# What you need to do:
Only the lines holding "StatTile" are wanted here; copy each from the listing.

☆ ☆ ☆ ☆ ☆ ☆ ☆

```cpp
TP3D_EXPORT int tp3d_bn_finalize_f32(float *partial, int chunks, int64_t M, int C, float eps, float momentum,
                                     const float *gamma, const float *beta, float *running_mean, float *running_var,
                                     int64_t *num_batches_tracked, float *mean, float *invstd, float *scale, float *shift,
                                     void *stream)
{
    if (M <= 0 || C <= 0 || chunks <= 0 || !partial || !mean || !invstd || !scale || !shift) return TP3D_E_BADARG;
    return launch_bn_finalize(partial, chunks, M, C, eps, momentum, gamma, beta, running_mean, running_var,
                              num_batches_tracked, 1, mean, invstd, scale, shift, (hipStream_t)stream);
}

TP3D_EXPORT int tp3d_bn_act_f32(const float *Y, const float *mean, const float *scale, const float *shift, float slope,
                                int64_t M, int C, float *out, void *stream)
{
    if (M < 0 || C <= 0) return TP3D_E_BADARG;
    if (M == 0) return TP3D_OK;
    if (!Y || !mean || !scale || !shift || !out) return TP3D_E_BADARG;
    const int64_t total = M * C;
    if ((C & 3) == 0)
        hipLaunchKernelGGL(bn_act_kernel<4>, dim3(grid_for(total / 4)), dim3(RW_BLOCK), 0, (hipStream_t)stream, Y, mean,
                           scale, shift, slope, total, C, out);
    else
        hipLaunchKernelGGL(bn_act_kernel<1>, dim3(grid_for(total)), dim3(RW_BLOCK), 0, (hipStream_t)stream, Y, mean,
                           scale, shift, slope, total, C, out);
    return check_launch();
}

TP3D_EXPORT int tp3d_bn_act_maxpool_f32(const float *Y, const float *mean, const float *scale, const float *shift,
                                        float slope, int64_t G, int ns, int C, float *out, int *argmax, void *stream)
{
    if (G < 0 || ns <= 0 || C <= 0) return TP3D_E_BADARG;
    if (G == 0) return TP3D_OK;
    if (!Y || !mean || !scale || !shift || !out || !argmax) return TP3D_E_BADARG;
    hipLaunchKernelGGL(bn_act_maxpool_kernel, dim3(grid_for(G * C)), dim3(RW_BLOCK), 0, (hipStream_t)stream, Y, mean, scale,
                       shift, slope, G, ns, C, out, argmax);
    return check_launch();
}

namespace tp3d {
int bn_bwd_finalize_launch(const float *partial, int chunks, int C, float *dbeta, float *dgamma, const float *invstd, int64_t M,
                           int training, float *c1, float *c2, hipStream_t s)
{
    hipLaunchKernelGGL(bn_bwd_finalize_kernel, dim3(C), dim3(RW_BLOCK), 0, s, partial, chunks, C, dbeta, dgamma, invstd, M,
                       training, c1, c2);
    return check_launch();
}

static int bn_bwd_reduce(const float *dA, const int *argmax, const float *Y, const float *scale, const float *shift,
                         const float *mean, const float *invstd, float slope, int64_t M, int ns, int C, int training,
                         float *dbeta, float *dgamma, float *c1, float *c2, float *workspace, int reverse, hipStream_t s)
{
    const int64_t R = argmax ? M / ns : M;
    const int crow = stat_rows(R);
    const int chunks = (int)((R + crow - 1) / crow);
    if (chunks > 65535) return TP3D_E_TOOBIG;
    if (argmax) {
        hipLaunchKernelGGL(bn_pool_bwd_partial_kernel, dim3((C + 63) / 64, chunks), dim3(RW_BLOCK), 0, s, dA, argmax, Y,
                           scale, shift, mean, invstd, slope, R, ns, C, crow, workspace);
    } else if ((C & 3) == 0) {
        const StatTile t = stat_tile(C, 4);
        hipLaunchKernelGGL((colreduce_partial_kernel<4, 1>), dim3(t.gridx, chunks), dim3(RW_BLOCK), 0, s, Y, dA, scale,
                           shift, mean, invstd, slope, M, C, t.colthreads, crow, workspace, reverse);
    } else {
        const StatTile t = stat_tile(C, 1);
        hipLaunchKernelGGL((colreduce_partial_kernel<1, 1>), dim3(t.gridx, chunks), dim3(RW_BLOCK), 0, s, Y, dA, scale,
                           shift, mean, invstd, slope, M, C, t.colthreads, crow, workspace);
    }
    if (int rc = check_launch()) return rc;
    hipLaunchKernelGGL(bn_bwd_finalize_kernel, dim3(C), dim3(RW_BLOCK), 0, s, workspace, chunks, C, dbeta, dgamma, invstd, M,
                       training, c1, c2);
    return check_launch();
}
}

TP3D_EXPORT int tp3d_bn_bwd_reduce_f32(const float *dA, const int *argmax, const float *Y, const float *scale,
                                       const float *shift, const float *mean, const float *invstd, float slope,
                                       int64_t M, int ns, int C, int training, float *dbeta, float *dgamma, float *c1,
                                       float *c2, float *workspace, int reverse, void *stream)
{
    if (M <= 0 || C <= 0 || ns <= 0 || (argmax && M % ns)) return TP3D_E_BADARG;
    if (!dA || !Y || !scale || !shift || !mean || !invstd || !dbeta || !dgamma || !c1 || !c2 || !workspace)
        return TP3D_E_BADARG;
    return bn_bwd_reduce(dA, argmax, Y, scale, shift, mean, invstd, slope, M, ns, C, training, dbeta, dgamma, c1, c2,
                         workspace, reverse, (hipStream_t)stream);
}

TP3D_EXPORT int tp3d_bn_act_bwd_f32(const float *dA, const int *argmax, const float *Y, const float *scale,
                                    const float *shift, const float *mean, const float *invstd, float slope,
                                    int64_t M, int ns, int C, int training, float *dbeta, float *dgamma, float *dY,
                                    float *workspace, void *stream)
{
    if (M <= 0 || C <= 0 || ns <= 0 || (argmax && M % ns)) return TP3D_E_BADARG;
    if (!dA || !Y || !scale || !shift || !mean || !invstd || !dbeta || !dgamma || !dY || !workspace)
        return TP3D_E_BADARG;
    hipStream_t s = (hipStream_t)stream;
    const int64_t R = argmax ? M / ns : M;
    if (int rc = bn_bwd_reduce(dA, argmax, Y, scale, shift, mean, invstd, slope, M, ns, C, training, dbeta, dgamma, nullptr,
                               nullptr, workspace, 0, s))
        return rc;
    if (argmax) {
        int split = (int)((262144 + R * C - 1) / (R * C));
        split = split < 1 ? 1 : (split > ns ? ns : split);
        hipLaunchKernelGGL(bn_pool_bwd_apply_kernel, dim3(grid_for(R * C * split)), dim3(RW_BLOCK), 0, s, dA, argmax, Y,
                           scale, shift, mean, invstd, dbeta, dgamma, slope, R, ns, C, split, training, dY);
    }
    else if ((C & 3) == 0)
        hipLaunchKernelGGL(bn_act_bwd_apply_kernel<4>, dim3(grid_for(M * C / 4)), dim3(RW_BLOCK), 0, s, dA, Y, scale,
                           shift, mean, invstd, dbeta, dgamma, slope, M, C, training, dY);
    else
        hipLaunchKernelGGL(bn_act_bwd_apply_kernel<1>, dim3(grid_for(M * C)), dim3(RW_BLOCK), 0, s, dA, Y, scale,
                           shift, mean, invstd, dbeta, dgamma, slope, M, C, training, dY);
    return check_launch();
}

TP3D_EXPORT int tp3d_interp_concat_fwd_f32(const float *feat_cl, const int64_t *idx, const float *weight,
                                           const float *skip_cl, int B, int m, int n, int C1, int C2, int ld,
                                           float *out, void *stream)
{
    if (B < 0 || m <= 0 || n < 0 || C1 < 0 || C2 < 0 || ld < C1 + C2) return TP3D_E_BADARG;
    const int64_t total = (int64_t)B * n * ld;
    if (total == 0) return TP3D_OK;
    if (!out || (C1 > 0 && (!feat_cl || !idx || !weight)) || (C2 > 0 && !skip_cl)) return TP3D_E_BADARG;
    if ((ld & 3) == 0 && (C1 & 3) == 0 && (((uintptr_t)feat_cl | (uintptr_t)out) & 15) == 0)
        hipLaunchKernelGGL(interp_concat_fwd4_kernel, dim3(grid_for(total / 4)), dim3(RW_BLOCK), 0, (hipStream_t)stream,
                           feat_cl, idx, weight, skip_cl, m, n, C1, C2, ld, total / 4, out);
    else
        hipLaunchKernelGGL(interp_concat_fwd_kernel, dim3(grid_for(total)), dim3(RW_BLOCK), 0, (hipStream_t)stream,
                           feat_cl, idx, weight, skip_cl, m, n, C1, C2, ld, total, out);
    return check_launch();
}

namespace tp3d {
__global__ __launch_bounds__(RW_BLOCK) void relation_rows_kernel(const float *__restrict__ pos,
                                                                  const float *__restrict__ new_pos,
                                                                  const int64_t *__restrict__ idx, int N, int np, int ns,
                                                                  int ld, int64_t rows, float *__restrict__ out)
{
    for (int64_t row = (int64_t)blockIdx.x * RW_BLOCK + threadIdx.x; row < rows; row += (int64_t)gridDim.x * RW_BLOCK) {
        const int64_t bj = row / ns;
        const int b = (int)(bj / np);
        const int k = min(max((int)idx[row], 0), N - 1);
        const float *p = pos + ((size_t)b * N + k) * 3, *c = new_pos + bj * 3;
        const float px = p[0], py = p[1], pz = p[2], cx = c[0], cy = c[1], cz = c[2];
        const float dx = px - cx, dy = py - cy, dz = pz - cz;
        float v[12] = {sqrtf((dx * dx + dy * dy) + dz * dz), cx, cy, cz, px, py, pz, dx, dy, dz, 0.0f, 0.0f};
        float *o = out + row * ld;
        if (ld == 12 && ((uintptr_t)out & 15) == 0) {
#pragma unroll
            for (int q = 0; q < 3; ++q) reinterpret_cast<float4 *>(o)[q] = make_float4(v[4 * q], v[4 * q + 1], v[4 * q + 2], v[4 * q + 3]);
        } else {
            for (int q = 0; q < ld; ++q) o[q] = q < 10 ? v[q] : 0.0f;
        }
    }
}
}

TP3D_EXPORT int tp3d_relation_rows_f32(const float *pos, const float *new_pos, const int64_t *idx, int B, int N, int np,
                                       int ns, int ld, float *out, void *stream)
{
    if (B < 0 || N <= 0 || np < 0 || ns < 0 || ld < 10) return TP3D_E_BADARG;
    const int64_t rows = (int64_t)B * np * ns;
    if (rows == 0) return TP3D_OK;
    if (!pos || !new_pos || !idx || !out) return TP3D_E_BADARG;
    hipLaunchKernelGGL(relation_rows_kernel, dim3(grid_for(rows)), dim3(RW_BLOCK), 0, (hipStream_t)stream, pos, new_pos, idx,
                       N, np, ns, ld, rows, out);
    return check_launch();
}

TP3D_EXPORT int tp3d_idw_weights_f32(const float *dist, int64_t rows, float *weight, void *stream)
{
    if (rows < 0) return TP3D_E_BADARG;
    if (rows == 0) return TP3D_OK;
    if (!dist || !weight) return TP3D_E_BADARG;
    hipLaunchKernelGGL(idw_weights_kernel, dim3((unsigned)((rows + 255) / 256)), dim3(256), 0, (hipStream_t)stream,
                       dist, rows, weight);
    return check_launch();
}
```

### torch_points3d_amd/csrc/run_sum.hip

```cpp
#include <type_traits>

#include "inverse_table.h"

namespace tp3d {

constexpr int RW_BLOCK = 256;

__device__ __forceinline__ float rl_f(float x, int lane)
{
    return __builtin_bit_cast(float, __builtin_amdgcn_readlane(__builtin_bit_cast(int, x), lane));
}
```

☆ ☆ ☆ ☆ ☆ ☆ ☆

# Exercise answer:
        const StatTile t = stat_tile(C, 4);
        const StatTile t = stat_tile(C, 1);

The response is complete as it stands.